Take charge of your own stack redundancy. As mentioned earlier, this is not about severing ties with cloud infrastructure providers, rather it's how you rely on them. At a simple, high level, most applications are going to need at least a base stack of technical services:
- website application: the part that you see when you first visit or login as customer or administrator
- DNS services: this is less known or obvious, but (obviously) your website or system services need to be accessible to the world. DNS, or Domain Name System, holds the addresses of how all of your services get routed when someone, or something calls on your site or services. More about this later.

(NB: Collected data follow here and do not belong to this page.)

@@ -400,13 +413,24 @@
     int i0 = 0, type0 = PRE3_INVDEPTH;
     T hpl[R][6];
     double xl[6], z0 = 0, z1 = 0;
+    SC_STAMP(0, 448);
     if (have0) {
-        i0 = meas[tid];
-        type0 = lm_type[i0];
-        const int off = lm_off[i0];
+        int off;
+        struct __attribute__((packed, aligned(8))) X6 { double v[6]; };
+        X6 xv;
+        if (rec != nullptr) {
+            const ScoreRec r = rec[tid];
+            off = r.off; type0 = r.type; z0 = r.z[0]; z1 = r.z[1];
+#pragma unroll
+            for (int c = 0; c < 6; ++c) xv.v[c] = r.x[c];
+        } else {
+            i0 = meas[tid];
+            type0 = lm_type[i0];
+            off = lm_off[i0];
+            xv = *reinterpret_cast<const X6 *>(x + off);
+            z0 = z[2 * i0]; z1 = z[2 * i0 + 1];
+        }
         struct __attribute__((packed, aligned(sizeof(T)))) Row6 { T v[6]; };
-        struct __attribute__((packed, aligned(8))) X6 { double v[6]; };
-        const X6 xv = *reinterpret_cast<const X6 *>(x + off);
 #pragma unroll
         for (int b = 0; b < R; ++b) {
             const Row6 rv = *reinterpret_cast<const Row6 *>(hp[b] + off);
@@ -415,11 +439,9 @@
         }
 #pragma unroll
         for (int c = 0; c < 6; ++c) xl[c] = (c < 3 || type0 == PRE3_INVDEPTH) ? xv.v[c] : 0.0;
-        z0 = z[2 * i0]; z1 = z[2 * i0 + 1];
     }
     const int solver = (int)(blockDim.x >> 6) - 1;
     if (wv == solver) {
-        double A[R][R + 1];
         T gv = (T)0;
         if (G == nullptr) {
             int pi = 0;
@@ -440,53 +462,112 @@
                 for (int t = 0; t < ELLW; ++t) gv = ell_fma(vv[t], hv[t], gv);
             }
         }
-#pragma unroll
-        for (int a = 0; a < R; ++a) {
-#pragma unroll
-            for (int b = 0; b < R; ++b) {
+#ifdef PRE3_PROBE
+        asm volatile("s_waitcnt vmcnt(0)" ::: "memory");
+#endif
+        SC_STAMP(1, 448);
+        if constexpr (LANES) {
+            const int bb = lane < R ? lane : R;
+            int rowb = rows[0];
+#pragma unroll
+            for (int a = 1; a < R; ++a) if (a == bb) rowb = rows[a];
+            double col[R];
+#pragma unroll
+            for (int a = 0; a < R; ++a) {
+                double v;
                 if (G != nullptr) {
-                    const int ra = rows[a] > rows[b] ? rows[a] : rows[b], rb = rows[a] > rows[b] ? rows[b] : rows[a];
-                    A[a][b] = (double)G[(size_t)ra * ldg + rb] + (a == b ? 1.0 : 0.0);
+                    const int ra = rows[a] > rowb ? rows[a] : rowb, rb = rows[a] > rowb ? rowb : rows[a];
+                    v = (double)G[(size_t)ra * ldg + rb] + (a == bb ? 1.0 : 0.0);
                 } else {
-                    const int hi_ = a > b ? a : b, lo_ = a > b ? b : a;
-                    A[a][b] = (double)__shfl(gv, hi_ * (hi_ + 1) / 2 + lo_, 64) + (a == b ? 1.0 : 0.0);
+                    const int hi_ = a > bb ? a : bb, lo_ = a > bb ? bb : a;
+                    v = (double)__shfl(gv, hi_ * (hi_ + 1) / 2 + lo_, 64) + (a == bb ? 1.0 : 0.0);
                 }
-            }
-            A[a][R] = row_nu[rows[a]];
-        }
-        if (lane == 0) {
+                const double nu = row_nu[rows[a]];
+                col[a] = bb == R ? nu : v;
+            }
 #pragma unroll
             for (int c = 0; c < R; ++c) {
-                int p = c; double best = fabs(A[c][c]);
-#pragma unroll
-                for (int a = c + 1; a < R; ++a) { double v = fabs(A[a][c]); if (v > best) { best = v; p = a; } }
+                double pc[R];
+#pragma unroll
+                for (int a = c; a < R; ++a) pc[a] = lane_bcast(col[a], c);
+                int p = c; double best = fabs(pc[c]);
+#pragma unroll
+                for (int a = c + 1; a < R; ++a) { double v = fabs(pc[a]); if (v > best) { best = v; p = a; } }
 #pragma unroll
                 for (int a = c + 1; a < R; ++a)
-                    if (a == p) {
-#pragma unroll
-                        for (int b = 0; b <= R; ++b) { double t = A[c][b]; A[c][b] = A[a][b]; A[a][b] = t; }
+                    if (a == p) { double t = col[c]; col[c] = col[a]; col[a] = t; t = pc[c]; pc[c] = pc[a]; pc[a] = t; }
+                const double dinv = 1.0 / pc[c];
+#pragma unroll
+                for (int a = c + 1; a < R; ++a) {
+                    const double l = pc[a] * dinv;
+                    col[a] -= l * col[c];
+                }
+            }
+            double w[R];
+#pragma unroll
+            for (int a = R - 1; a >= 0; --a) {
+                double s = lane_bcast(col[a], R);
+#pragma unroll
+                for (int b = a + 1; b < R; ++b) s -= lane_bcast(col[a], b) * w[b];
+                w[a] = s / lane_bcast(col[a], a);
+            }
+            if (lane == 0) {
+#pragma unroll
+                for (int a = 0; a < R; ++a) s_w[a] = w[a];
+            }
+        } else {
+            double A[R][R + 1];
+#pragma unroll
+            for (int a = 0; a < R; ++a) {
+#pragma unroll
+                for (int b = 0; b < R; ++b) {
+                    if (G != nullptr) {
+                        const int ra = rows[a] > rows[b] ? rows[a] : rows[b], rb = rows[a] > rows[b] ? rows[b] : rows[a];
+                        A[a][b] = (double)G[(size_t)ra * ldg + rb] + (a == b ? 1.0 : 0.0);
+                    } else {
+                        const int hi_ = a > b ? a : b, lo_ = a > b ? b : a;
+                        A[a][b] = (double)__shfl(gv, hi_ * (hi_ + 1) / 2 + lo_, 64) + (a == b ? 1.0 : 0.0);
                     }
-                const double dinv = 1.0 / A[c][c];
-#pragma unroll
-                for (int a = c + 1; a < R; ++a) {
-                    const double l = A[a][c] * dinv;
-#pragma unroll
-                    for (int b = c + 1; b <= R; ++b) A[a][b] -= l * A[c][b];
                 }
-            }
-            double w[R];
-#pragma unroll
-            for (int a = R - 1; a >= 0; --a) {
-                double s = A[a][R];
-#pragma unroll
-                for (int b = a + 1; b < R; ++b) s -= A[a][b] * w[b];
-                w[a] = s / A[a][a];
-            }
-#pragma unroll
-            for (int a = 0; a < R; ++a) s_w[a] = w[a];
-        }
-    }
-    __syncthreads();
+                A[a][R] = row_nu[rows[a]];
+            }
+            if (lane == 0) {
+#pragma unroll
+                for (int c = 0; c < R; ++c) {
+                    int p = c; double best = fabs(A[c][c]);
+#pragma unroll
+                    for (int a = c + 1; a < R; ++a) { double v = fabs(A[a][c]); if (v > best) { best = v; p = a; } }
+#pragma unroll
+                    for (int a = c + 1; a < R; ++a)
+                        if (a == p) {
+#pragma unroll
+                            for (int b = 0; b <= R; ++b) { double t = A[c][b]; A[c][b] = A[a][b]; A[a][b] = t; }
+                        }
+                    const double dinv = 1.0 / A[c][c];
+#pragma unroll
+                    for (int a = c + 1; a < R; ++a) {
+                        const double l = A[a][c] * dinv;
+#pragma unroll
+                        for (int b = c + 1; b <= R; ++b) A[a][b] -= l * A[c][b];
+                    }
+                }
+                double w[R];
+#pragma unroll
+                for (int a = R - 1; a >= 0; --a) {
+                    double s = A[a][R];
+#pragma unroll
+                    for (int b = a + 1; b < R; ++b) s -= A[a][b] * w[b];
+                    w[a] = s / A[a][a];
+                }
+#pragma unroll
+                for (int a = 0; a < R; ++a) s_w[a] = w[a];
+            }
+        }
+        SC_STAMP(2, 448);
+    }
+    SC_STAMP(8, 0);
+    __syncthreads();
+    SC_STAMP(3, 0);
     double w[R];
 #pragma unroll
     for (int b = 0; b < R; ++b) w[b] = s_w[b];
@@ -501,6 +582,7 @@
     double rot[9];
     d_q2r(xc + 3, rot);
     double lmin = INFINITY;
+    int typeF = PRE3_INVDEPTH; double resF = 0;
     for (int j = tid; j < m; j += blockDim.x) {
         const bool pre = PRE_POSE && j == tid;
         const int i = pre ? i0 : meas[j];
@@ -524,28 +606,38 @@
         d_pinhole_distort(hc, cam, uvd);
         const double n0 = (pre ? z0 : z[2 * i]) - uvd[0], n1 = (pre ? z1 : z[2 * i + 1]) - uvd[1];
         const double res = sqrt(n0 * n0 + n1 * n1);
-        s_res[j] = res;
+        if (j == tid) { typeF = type; resF = res; } else s_res[j] = res;
         if (type == PRE3_INVDEPTH) lmin = fmin(lmin, res);
     }
+    SC_STAMP(4, 0);
     lmin = wave_min(lmin);
     if (lane == 0) s_red[wv] = lmin;
     uint32_t *s_mask = (uint32_t *)(s_res + m);
-    for (int wd = tid; wd < mask_words; wd += blockDim.x) s_mask[wd] = 0;
+    const bool tail = m > (int)blockDim.x;
+    if (tail) for (int wd = tid; wd < mask_words; wd += blockDim.x) s_mask[wd] = 0;
     __syncthreads();
     double minres = s_red[0];
     for (int w2 = 1; w2 < (int)(blockDim.x >> 6); ++w2) minres = fmin(minres, s_red[w2]);
+    SC_STAMP(5, 0);
+    const int in0 = tid < m && ((typeF == PRE3_INVDEPTH) ? (resF < (minres + threshold)) : (resF < threshold));
+    const unsigned long long bal = __ballot(in0);
+    if (lane == 0) {
+        if (2 * wv < mask_words) s_mask[2 * wv] = (uint32_t)bal;
+        if (2 * wv + 1 < mask_words) s_mask[2 * wv + 1] = (uint32_t)(bal >> 32);
+    }
     int cnt = 0;
-    for (int j = tid; j < m; j += blockDim.x) {
+    for (int j = tid + blockDim.x; j < m; j += blockDim.x) {
         const int type = lm_type[meas[j]];
         const double res = s_res[j];
         const int in = (type == PRE3_INVDEPTH) ? (res < (minres + threshold)) : (res < threshold);
         if (in) { atomicOr(&s_mask[j >> 5], 1u << (j & 31)); ++cnt; }
     }
-    cnt = wave_sum(cnt);
-    if (lane == 0) s_cnt[wv] = cnt;
+    if (tail) cnt = wave_sum(cnt);
+    if (lane == 0) s_cnt[wv] = cnt + __popcll(bal);
     __syncthreads();
     if (tid == 0) { int sc = 0; for (int w2 = 0; w2 < (int)(blockDim.x >> 6); ++w2) sc += s_cnt[w2]; support[hidx] = sc; }
     for (int wd = tid; wd < mask_words; wd += blockDim.x) masks[(size_t)hidx * mask_words + wd] = s_mask[wd];
+    SC_STAMP(6, 0);
     if (sel.fuse) {
         __shared__ int s_last;
         __syncthreads();
@@ -1071,13 +1163,18 @@
                            uint32_t *mask_dev, int mask_words, const SelArgs &sel)
 {
 #define SCORE_ARGS hyp_begin, c->hyp, c->m, c->meas, c->lm.type, c->lm.off, c->x_km1, (const T *)c->HP, c->ldw, c->g_valid ? (const T *)c->G : (const T *)nullptr, ldg, \
-                   c->row_nu, c->lm.z, to_camd(c->cam), threshold, support_dev, mask_dev, mask_words, sel, c->row_col, (const T *)c->row_val
+                   c->row_nu, c->lm.z, to_camd(c->cam), threshold, support_dev, mask_dev, mask_words, sel, c->row_col, (const T *)c->row_val, \
+                   c->score_rec_valid ? (const ScoreRec *)c->score_rec : (const ScoreRec *)nullptr
+    static const int lanes_env = getenv("PRE3_RANSAC_SOLVE") ? atoi(getenv("PRE3_RANSAC_SOLVE")) : 1;
+#define SCORE_CASE(KK) if (lanes_env) hipLaunchKernelGGL((k_ransac_score<T, KK, true>), dim3(nb), dim3(SCORE_THREADS), shm, c->stream, SCORE_ARGS); \
+                       else hipLaunchKernelGGL((k_ransac_score<T, KK, false>), dim3(nb), dim3(SCORE_THREADS), shm, c->stream, SCORE_ARGS)
     switch (k) {
-    case 1: hipLaunchKernelGGL((k_ransac_score<T, 1>), dim3(nb), dim3(SCORE_THREADS), shm, c->stream, SCORE_ARGS); break;
-    case 2: hipLaunchKernelGGL((k_ransac_score<T, 2>), dim3(nb), dim3(SCORE_THREADS), shm, c->stream, SCORE_ARGS); break;
-    case 3: hipLaunchKernelGGL((k_ransac_score<T, 3>), dim3(nb), dim3(SCORE_THREADS), shm, c->stream, SCORE_ARGS); break;
-    default: hipLaunchKernelGGL((k_ransac_score<T, 4>), dim3(nb), dim3(SCORE_THREADS), shm, c->stream, SCORE_ARGS); break;
-    }
+    case 1: SCORE_CASE(1); break;
+    case 2: SCORE_CASE(2); break;
+    case 3: SCORE_CASE(3); break;
+    default: SCORE_CASE(4); break;
+    }
+#undef SCORE_CASE
 #undef SCORE_ARGS
 }
 
@@ -1262,4 +1359,11 @@
     return PRE3_OK;
 }
 
-}
+#ifdef PRE3_PROBE
+extern "C" __attribute__((visibility("default"))) int pre3_debug_sc(unsigned long long *out)
+{
+    return hipMemcpyFromSymbol(out, HIP_SYMBOL(g_sc), sizeof(unsigned long long) * 16) == hipSuccess ? 0 : -3;
+}
+#endif
+
+}
diff --git a/3pre_amd/csrc/pre3_internal.h b/3pre_amd/csrc/pre3_internal.h
--- a/3pre_amd/csrc/pre3_internal.h
+++ b/3pre_amd/csrc/pre3_internal.h
@@ -41,6 +41,9 @@
 __device__ __forceinline__ float ell_fma(float a, float b, float c) { return __builtin_fmaf(a, b, c); }
 __device__ __forceinline__ double ell_fma(double a, double b, double c) { return __builtin_fma(a, b, c); }
 #endif
+
+struct alignas(16) ScoreRec { int32_t off, type; double z[2]; double x[6]; };
+struct ScoreRecOut { ScoreRec *rec; const double *x; };
 
 struct LmBuffers {
     int32_t *type = nullptr, *off = nullptr;
@@ -193,6 +196,7 @@
     hipEvent_t t0 = nullptr, t1 = nullptr;
     pre3::KernelTiming kt;
     bool measurements_set = false, projected = false, innovated = false;
+    pre3::ScoreRec *score_rec = nullptr; bool score_rec_valid = false;
     int32_t *need = nullptr; int need_tag = 0;
     unsigned int *cholp_flags = nullptr; void *cholp_tp = nullptr; unsigned int cholp_epoch = 0; bool chol_persist = true;
     bool cholp_counted = false;
diff --git a/3pre_amd/csrc/pre3_update.hip b/3pre_amd/csrc/pre3_update.hip
--- a/3pre_amd/csrc/pre3_update.hip
+++ b/3pre_amd/csrc/pre3_update.hip
@@ -48,7 +48,7 @@
                                                       const double *__restrict__ Hl, const double *__restrict__ z, const double *__restrict__ h,
                                                       int32_t *__restrict__ row_col, T *__restrict__ row_val, double *__restrict__ row_nu,
                                                       const T *__restrict__ P, int ld, T *__restrict__ dst, int ldw, const int32_t *__restrict__ need, int need_tag,
-                                                      int ny_build, InnovRide ir, const int32_t *__restrict__ sel = nullptr, InboxRide ib = InboxRide{})
+                                                      int ny_build, InnovRide ir, const int32_t *__restrict__ sel = nullptr, InboxRide ib = InboxRide{}, ScoreRecOut so = ScoreRecOut{})
 {
     if (ib.n16 > 0 && blockIdx.y == gridDim.y - 1) { if (blockIdx.x == 0) inbox_pull_block(ib); return; }
     if ((int)blockIdx.y >= ny_build) { innov_ride_block<T>(ir, ((int)blockIdx.y - ny_build) * gridDim.x + blockIdx.x); return; }
@@ -76,6 +76,12 @@
                 row_col[(2 * sIdx + c) * ELLW + t] = cv; row_val[(2 * sIdx + c) * ELLW + t] = vt;
             }
             if (threadIdx.x == 0) { row_nu[2 * sIdx] = nu0; row_nu[2 * sIdx + 1] = nu1; }
+            if (threadIdx.x == 2 * ELLW && so.rec != nullptr) {
+                ScoreRec rc; rc.off = off; rc.type = lm_type[i]; rc.z[0] = z[2 * i]; rc.z[1] = z[2 * i + 1];
+#pragma unroll
+                for (int t = 0; t < 6; ++t) rc.x[t] = t < d ? so.x[off + t] : 0.0;
+                so.rec[sIdx] = rc;
+            }
         }
         if (j < ld) {
             v4_t pv[13];
@@ -105,7 +111,7 @@
                                                          const double *__restrict__ Hl, const double *__restrict__ z, const double *__restrict__ h,
                                                          int32_t *__restrict__ row_col, T *__restrict__ row_val, double *__restrict__ row_nu,
                                                          const T *__restrict__ P, int ld, T *__restrict__ dst, int ldw, const int32_t *__restrict__ need, int need_tag,
-                                                         int ny_build, InnovRide ir, const int32_t *__restrict__ sel = nullptr, InboxRide ib = InboxRide{}, PendW pw = PendW{})
+                                                         int ny_build, InnovRide ir, const int32_t *__restrict__ sel = nullptr, InboxRide ib = InboxRide{}, PendW pw = PendW{}, ScoreRecOut so = ScoreRecOut{})
 {
     if (ib.n16 > 0 && blockIdx.y == gridDim.y - 1) { if (blockIdx.x == 0) inbox_pull_block(ib); return; }
     if ((int)blockIdx.y >= ny_build) { innov_ride_block<T>(ir, ((int)blockIdx.y - ny_build) * gridDim.x + blockIdx.x); return; }
@@ -129,6 +135,12 @@
                 if (t < 7) { cvv = t; a0 = (T)Hc[14 * i + t]; a1 = (T)Hc[14 * i + 7 + t]; }
                 else if (t < 13) { const int u = t - 7; cvv = u < d ? off + u : 0; a0 = u < d ? (T)Hl[12 * i + u] : (T)0; a1 = u < d ? (T)Hl[12 * i + 6 + u] : (T)0; }
                 if (t == 13) { nus[mi][0] = z[2 * i] - h[2 * i]; nus[mi][1] = z[2 * i + 1] - h[2 * i + 1]; }
+                if (t == 14 && blockIdx.x == 0 && so.rec != nullptr) {
+                    ScoreRec rc; rc.off = off; rc.type = lm_type[i]; rc.z[0] = z[2 * i]; rc.z[1] = z[2 * i + 1];
+#pragma unroll
+                    for (int u = 0; u < 6; ++u) rc.x[u] = u < d ? so.x[off + u] : 0.0;
+                    so.rec[sIdx] = rc;
+                }
             } else if (t == 13) { nus[mi][0] = 0; nus[mi][1] = 0; }
         }
         cv[mi][0][t] = a0; cv[mi][1][t] = a1; ccs[mi][t] = cvv;
@@ -2042,9 +2054,9 @@
         dim3 g(gx, nyg + (ir.n_blocks ? ir.n_blocks / gx : 0)), b(256);
         DISPATCH_T(c,
             hipLaunchKernelGGL(kd, g, b, 0, c->stream, nsel, r_pad, c->meas, c->lm.type, c->lm.off, c->lm.Hc, c->lm.Hl, c->lm.z, c->lm.h,
-                               c->row_col, (double *)c->row_val, c->row_nu, (const double *)c->P, c->ld, (double *)dst, c->ldw, (const int32_t *)nullptr, 0, nyg, ir, sel_dev, InboxRide{}, PendW{}),
+                               c->row_col, (double *)c->row_val, c->row_nu, (const double *)c->P, c->ld, (double *)dst, c->ldw, (const int32_t *)nullptr, 0, nyg, ir, sel_dev, InboxRide{}, PendW{}, ScoreRecOut{}),
             hipLaunchKernelGGL(kf, g, b, 0, c->stream, nsel, r_pad, c->meas, c->lm.type, c->lm.off, c->lm.Hc, c->lm.Hl, c->lm.z, c->lm.h,
-                               c->row_col, (float *)c->row_val, c->row_nu, (const float *)c->P, c->ld, (float *)dst, c->ldw, (const int32_t *)nullptr, 0, nyg, ir, sel_dev, InboxRide{}, PendW{}));
+                               c->row_col, (float *)c->row_val, c->row_nu, (const float *)c->P, c->ld, (float *)dst, c->ldw, (const int32_t *)nullptr, 0, nyg, ir, sel_dev, InboxRide{}, PendW{}, ScoreRecOut{}));
         PRE3_HIP(hipGetLastError());
         if (ir.n_blocks) { c->out.innovation_rode = true; c->innovated = true; }
         return PRE3_OK;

- databases: where content lives; including inventory data, customer data, logs, purchases, all those important pieces of information that live under the hood; your website/application needs the databases to feed it information in real time
- assets: at the beginning with many systems, assets such as images and code live within the website application most often. As audience and demand grow and becomes more complex, these can break out (abstract) away from the main application to its own space; thus freeing up resources for the web application to do one thing: respond to customers and staff.
So ... how do we bring together the magic of an already redundant internet, with an online presence, application, or more, that uses that internet redundancy to its advantage rather than circumventing it? The answer is both easy and complicated (I'm sure if you'd read this far you probably already understand this).
Breaking this down then to primary service-performance points there are applications or services (as above), and there are the routing points *to* those applications or services. Then there is what happens when the primary provider of that service is no longer functioning. This brings us to the first decision point: break down each point of service where a failure means an interruption to your site, application, services, all or in part. For example:
- If primary DNS services stop, is there failover outside of your primary provider? (hint: it can)
- If your web server becomes unavailable, is there a secondary presence outside of your primary provider? (hint: it can)
- If your database server becomes unavailable, is there a sync'd clone outside of your primary provider ready to go? (hint: it can)
- If your systems call on services such as streaming, image and asset server libraries (CDN), external data lookups, are there secondary clones outside of your primary provider? (hint: it can)
If it's not already obvious, each piece of your site, application, or ecosystem, that relies 100% on a singular cloud provider is at risk of precisely the cloud outage events that have been occurring with greater frequency. By analyzing your key data interaction points, you can take greater control of your ecosystem robustness and stack flexibility. And the best thing? It doesn't have to cost a penny more than you're already spending; just more focused awareness.